*Description of the task*.
Return all of the material that follows, keeping each line exactly as it is.

*Material to process*.
@@ -240,13 +298,20 @@
       slot_own[3 * slot + 0] = sz; slot_own[3 * slot + 1] = sx; slot_own[3 * slot + 2] = sy;
       slot_acc[3 * slot + 0] = sz; slot_acc[3 * slot + 1] = sx; slot_acc[3 * slot + 2] = sy;
     }
+    }
     {
       const int side = tid >> 6, pos = lane;
       const int y = side == 0 ? 0 : side == 1 ? 63 : pos;
       const int x = side == 0 || side == 1 ? pos : side == 2 ? 0 : 63;
       int32_t sl = -1;
-      if ((s_F[y] >> x) & 1ull) {
-        const long long v = base + root_rank(s_root, s_rootpre, r_par[run_of(s_rbase, s_F, y, x)]);
+      int crank = -1;
+      if (hit) {
+        if (c_edge != 0xFFu) crank = (int)c_edge;
+      } else if ((s_F[y] >> x) & 1ull) {
+        crank = root_rank(s_root, s_rootpre, r_par[run_of(s_rbase, s_F, y, x)]);
+      }
+      if (crank >= 0) {
+        const long long v = base + crank;
         sl = v < g.slot_per ? (int32_t)(sh0 + v) : -1;
       }
       const uint64_t fb = __ballot(sl >= 0);
@@ -321,8 +386,7 @@
       }
       }
     }
-    const bool dense = g.want_mask || g.want_labels;
-    if (dense || ty0 == 0 || ty0 + DM_TS >= g.R) {
+    if (dense || band_edge) {
       for (int c = tid; c < DM_TS * DM_TS; c += kFT) {
         const int y = c >> 6, x = c & 63;
         const int32_t gy = ty0 + y, gx = tx0 + x;
@@ -344,8 +408,39 @@
         }
       }
     }
-    __syncthreads();
-    DM_PH(dm_phase_acc_frontier, 7);
+    if (ent && !match) {
+#ifdef DM_PHASE_TIMING
+      __syncthreads();
+      DM_PH(dm_phase_acc_frontier, 7);
+#endif
+      const int nr = nroots, nruns = s_rbase[DM_TS];
+      if (nr > kCacheRoots) {
+        if (tid == 0) ent[kFcHdr] = 0ull;
+      } else {
+        if (tid < DM_TS) ent[tid] = s_F[tid];
+        {
+          const int side = tid >> 6;
+          const int y = side == 0 ? 0 : side == 1 ? 63 : lane;
+          const int x = side == 0 || side == 1 ? lane : side == 2 ? 0 : 63;
+          uint8_t rk = 0xFFu;
+          if ((s_F[y] >> x) & 1ull) rk = (uint8_t)root_rank(s_root, s_rootpre, r_par[run_of(s_rbase, s_F, y, x)]);
+          reinterpret_cast<uint8_t*>(ent + kFcEdge)[tid] = rk;
+        }
+        for (int r = tid; r < nruns; r += kFT) {
+          if (r_par[r] != r) continue;
+          const int c = root_rank(s_root, s_rootpre, r);
+          const uint64_t zx = szx[c];
+          ent[kFcComp + c] = (uint64_t)r_s[r] | ((uint64_t)r_y[r] << 6) | ((zx >> 18) << 12) |
+                             ((zx & 0x3FFFFull) << 25) | ((uint64_t)ssy[c] << 43);
+        }
+        if (tid == 0) ent[kFcHdr] = 1ull | ((uint64_t)nr << 8) | ((uint64_t)nruns << 16);
+      }
+      __syncthreads();
+      DM_PH(dm_phase_acc_frontier, 11);
+    } else {
+      __syncthreads();
+      DM_PH(dm_phase_acc_frontier, 7);
+    }
   }
   }
   DM_PH_FLUSH(dm_phase_acc_frontier);
@@ -1057,17 +1152,21 @@
   unsigned long long* header = dm_rb_header(host_out);
   if (tid < ncnt) header[tid] = tid == sorted_idx ? (K <= cap ? 1ull : 0ull) : cnt[tid];
   if (tid == ncnt && fsh) {
-    unsigned long long most = 0, runs = 0, ftf = 0, big = 0;
+    unsigned long long most = 0, runs = 0, ftf = 0, big = 0, chit = 0, cmiss = 0;
     for (int i = 0; i < kShards; ++i) {
       most = max(most, fsh[i * kShardWords + SH_SLOT]);
       runs += fsh[i * kShardWords + SH_RUNS];
       ftf += fsh[i * kShardWords + SH_FTF];
       big += fsh[i * kShardWords + SH_BIG];
+      chit += fsh[i * kShardWords + SH_CHIT];
+      cmiss += fsh[i * kShardWords + SH_CMISS];
     }
     header[ncnt] = most;
     header[ncnt + 1] = runs;
     header[ncnt + 2] = ftf;
     header[ncnt + 3] = big;
+    header[ncnt + 4] = chit;
+    header[ncnt + 5] = cmiss;
   }
 }
 
@@ -1481,6 +1580,17 @@
   const bool edge = !dense && g->sort_hint <= std::max<int64_t>(g->ftile_hint, 1);
   auto* const big_kernel = edge ? k_frontier_tile_big<true> : k_frontier_tile_big<false>;
   auto* const wave_kernel = edge ? k_frontier_tile<true> : k_frontier_tile<false>;
+  if (g->fcache_mode == 1 && !g->fcache) {
+    void* p = nullptr;
+    const size_t bytes = sizeof(uint64_t) * kFcWords * (size_t)g->NT;
+    if (hipMalloc(&p, bytes) == hipSuccess && hipMemsetAsync(p, 0, bytes, g->stream) == hipSuccess) {
+      g->fcache = (uint64_t*)p;
+    } else {
+      (void)hipGetLastError();
+      if (p) (void)hipFree(p);
+      g->fcache_mode = 0;
+    }
+  }
   dm_timer_begin(g, "frontier_bits", &t);
   DM_LAUNCH(k_frontier_bits, dim3(bits_grid), dim3(kFW * 64), 0, g->stream, fg, g->state, g->halo, g->fmask,
             g->fedge, g->tile_seen, g->ftiles, g->ftiles_n, list_n, g->fbits, g->cnt, g->fmask_on ? 1 : 0,
@@ -1506,7 +1616,7 @@
     DM_LAUNCH(big_kernel, dim3(big_grid), dim3(kFT), 0, g->big_stream, fg, g->fbits,
               g->big_tiles,
               g->ftiles, list_n, g->border, g->rel, g->slot_label, g->slot_parent, g->slot_own,
-              g->slot_acc, g->mask, g->cell_slot, g->edge_slot, g->cnt, g->fsh, 0);
+              g->slot_acc, g->mask, g->cell_slot, g->edge_slot, g->cnt, g->fsh, 0, g->fcache);
     dm_timer_end(g, &t);
     DM_HIP(hipGetLastError());
     DM_HIP(hipEventRecord(g->ev_big, g->big_stream));
@@ -1524,7 +1634,7 @@
     DM_LAUNCH(big_kernel, dim3(dense_grid), dim3(kFT), 0, ps, fg, g->fbits, nullptr,
               g->ftiles, list_n,
               g->border, g->rel, g->slot_label, g->slot_parent, g->slot_own, g->slot_acc, g->mask,
-              g->cell_slot, g->edge_slot, g->cnt, g->fsh, 1);
+              g->cell_slot, g->edge_slot, g->cnt, g->fsh, 1, g->fcache);
     dm_timer_end(g, &t);
     DM_HIP(hipGetLastError());
   }
@@ -1591,6 +1701,9 @@
   g->runs_hint = (int64_t)hdr[CNT_N + 1];
   g->ftf_hint = (int64_t)hdr[CNT_N + 2];
   g->big_hint = (int64_t)hdr[CNT_N + 3];
+  g->fc_hits = hdr[CNT_N + 4];
+  g->fc_misses = hdr[CNT_N + 5];
+  g->fc_collected = true;
   return DM_OK;
 }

*Answer section*.
@@ -240,13 +298,20 @@
       slot_own[3 * slot + 0] = sz; slot_own[3 * slot + 1] = sx; slot_own[3 * slot + 2] = sy;
       slot_acc[3 * slot + 0] = sz; slot_acc[3 * slot + 1] = sx; slot_acc[3 * slot + 2] = sy;
     }
+    }
     {
       const int side = tid >> 6, pos = lane;
       const int y = side == 0 ? 0 : side == 1 ? 63 : pos;
       const int x = side == 0 || side == 1 ? pos : side == 2 ? 0 : 63;
       int32_t sl = -1;
-      if ((s_F[y] >> x) & 1ull) {
-        const long long v = base + root_rank(s_root, s_rootpre, r_par[run_of(s_rbase, s_F, y, x)]);
+      int crank = -1;
+      if (hit) {
+        if (c_edge != 0xFFu) crank = (int)c_edge;
+      } else if ((s_F[y] >> x) & 1ull) {
+        crank = root_rank(s_root, s_rootpre, r_par[run_of(s_rbase, s_F, y, x)]);
+      }
+      if (crank >= 0) {
+        const long long v = base + crank;
         sl = v < g.slot_per ? (int32_t)(sh0 + v) : -1;
       }
       const uint64_t fb = __ballot(sl >= 0);
@@ -321,8 +386,7 @@
       }
       }
     }
-    const bool dense = g.want_mask || g.want_labels;
-    if (dense || ty0 == 0 || ty0 + DM_TS >= g.R) {
+    if (dense || band_edge) {
       for (int c = tid; c < DM_TS * DM_TS; c += kFT) {
         const int y = c >> 6, x = c & 63;
         const int32_t gy = ty0 + y, gx = tx0 + x;
@@ -344,8 +408,39 @@
         }
       }
     }
-    __syncthreads();
-    DM_PH(dm_phase_acc_frontier, 7);
+    if (ent && !match) {
+#ifdef DM_PHASE_TIMING
+      __syncthreads();
+      DM_PH(dm_phase_acc_frontier, 7);
+#endif
+      const int nr = nroots, nruns = s_rbase[DM_TS];
+      if (nr > kCacheRoots) {
+        if (tid == 0) ent[kFcHdr] = 0ull;
+      } else {
+        if (tid < DM_TS) ent[tid] = s_F[tid];
+        {
+          const int side = tid >> 6;
+          const int y = side == 0 ? 0 : side == 1 ? 63 : lane;
+          const int x = side == 0 || side == 1 ? lane : side == 2 ? 0 : 63;
+          uint8_t rk = 0xFFu;
+          if ((s_F[y] >> x) & 1ull) rk = (uint8_t)root_rank(s_root, s_rootpre, r_par[run_of(s_rbase, s_F, y, x)]);
+          reinterpret_cast<uint8_t*>(ent + kFcEdge)[tid] = rk;
+        }
+        for (int r = tid; r < nruns; r += kFT) {
+          if (r_par[r] != r) continue;
+          const int c = root_rank(s_root, s_rootpre, r);
+          const uint64_t zx = szx[c];
+          ent[kFcComp + c] = (uint64_t)r_s[r] | ((uint64_t)r_y[r] << 6) | ((zx >> 18) << 12) |
+                             ((zx & 0x3FFFFull) << 25) | ((uint64_t)ssy[c] << 43);
+        }
+        if (tid == 0) ent[kFcHdr] = 1ull | ((uint64_t)nr << 8) | ((uint64_t)nruns << 16);
+      }
+      __syncthreads();
+      DM_PH(dm_phase_acc_frontier, 11);
+    } else {
+      __syncthreads();
+      DM_PH(dm_phase_acc_frontier, 7);
+    }
   }
   }
   DM_PH_FLUSH(dm_phase_acc_frontier);
@@ -1057,17 +1152,21 @@
   unsigned long long* header = dm_rb_header(host_out);
   if (tid < ncnt) header[tid] = tid == sorted_idx ? (K <= cap ? 1ull : 0ull) : cnt[tid];
   if (tid == ncnt && fsh) {
-    unsigned long long most = 0, runs = 0, ftf = 0, big = 0;
+    unsigned long long most = 0, runs = 0, ftf = 0, big = 0, chit = 0, cmiss = 0;
     for (int i = 0; i < kShards; ++i) {
       most = max(most, fsh[i * kShardWords + SH_SLOT]);
       runs += fsh[i * kShardWords + SH_RUNS];
       ftf += fsh[i * kShardWords + SH_FTF];
       big += fsh[i * kShardWords + SH_BIG];
+      chit += fsh[i * kShardWords + SH_CHIT];
+      cmiss += fsh[i * kShardWords + SH_CMISS];
     }
     header[ncnt] = most;
     header[ncnt + 1] = runs;
     header[ncnt + 2] = ftf;
     header[ncnt + 3] = big;
+    header[ncnt + 4] = chit;
+    header[ncnt + 5] = cmiss;
   }
 }
 
@@ -1481,6 +1580,17 @@
   const bool edge = !dense && g->sort_hint <= std::max<int64_t>(g->ftile_hint, 1);
   auto* const big_kernel = edge ? k_frontier_tile_big<true> : k_frontier_tile_big<false>;
   auto* const wave_kernel = edge ? k_frontier_tile<true> : k_frontier_tile<false>;
+  if (g->fcache_mode == 1 && !g->fcache) {
+    void* p = nullptr;
+    const size_t bytes = sizeof(uint64_t) * kFcWords * (size_t)g->NT;
+    if (hipMalloc(&p, bytes) == hipSuccess && hipMemsetAsync(p, 0, bytes, g->stream) == hipSuccess) {
+      g->fcache = (uint64_t*)p;
+    } else {
+      (void)hipGetLastError();
+      if (p) (void)hipFree(p);
+      g->fcache_mode = 0;
+    }
+  }
   dm_timer_begin(g, "frontier_bits", &t);
   DM_LAUNCH(k_frontier_bits, dim3(bits_grid), dim3(kFW * 64), 0, g->stream, fg, g->state, g->halo, g->fmask,
             g->fedge, g->tile_seen, g->ftiles, g->ftiles_n, list_n, g->fbits, g->cnt, g->fmask_on ? 1 : 0,
@@ -1506,7 +1616,7 @@
     DM_LAUNCH(big_kernel, dim3(big_grid), dim3(kFT), 0, g->big_stream, fg, g->fbits,
               g->big_tiles,
               g->ftiles, list_n, g->border, g->rel, g->slot_label, g->slot_parent, g->slot_own,
-              g->slot_acc, g->mask, g->cell_slot, g->edge_slot, g->cnt, g->fsh, 0);
+              g->slot_acc, g->mask, g->cell_slot, g->edge_slot, g->cnt, g->fsh, 0, g->fcache);
     dm_timer_end(g, &t);
     DM_HIP(hipGetLastError());
     DM_HIP(hipEventRecord(g->ev_big, g->big_stream));
@@ -1524,7 +1634,7 @@
     DM_LAUNCH(big_kernel, dim3(dense_grid), dim3(kFT), 0, ps, fg, g->fbits, nullptr,
               g->ftiles, list_n,
               g->border, g->rel, g->slot_label, g->slot_parent, g->slot_own, g->slot_acc, g->mask,
-              g->cell_slot, g->edge_slot, g->cnt, g->fsh, 1);
+              g->cell_slot, g->edge_slot, g->cnt, g->fsh, 1, g->fcache);
     dm_timer_end(g, &t);
     DM_HIP(hipGetLastError());
   }
@@ -1591,6 +1701,9 @@
   g->runs_hint = (int64_t)hdr[CNT_N + 1];
   g->ftf_hint = (int64_t)hdr[CNT_N + 2];
   g->big_hint = (int64_t)hdr[CNT_N + 3];
+  g->fc_hits = hdr[CNT_N + 4];
+  g->fc_misses = hdr[CNT_N + 5];
+  g->fc_collected = true;
   return DM_OK;
 }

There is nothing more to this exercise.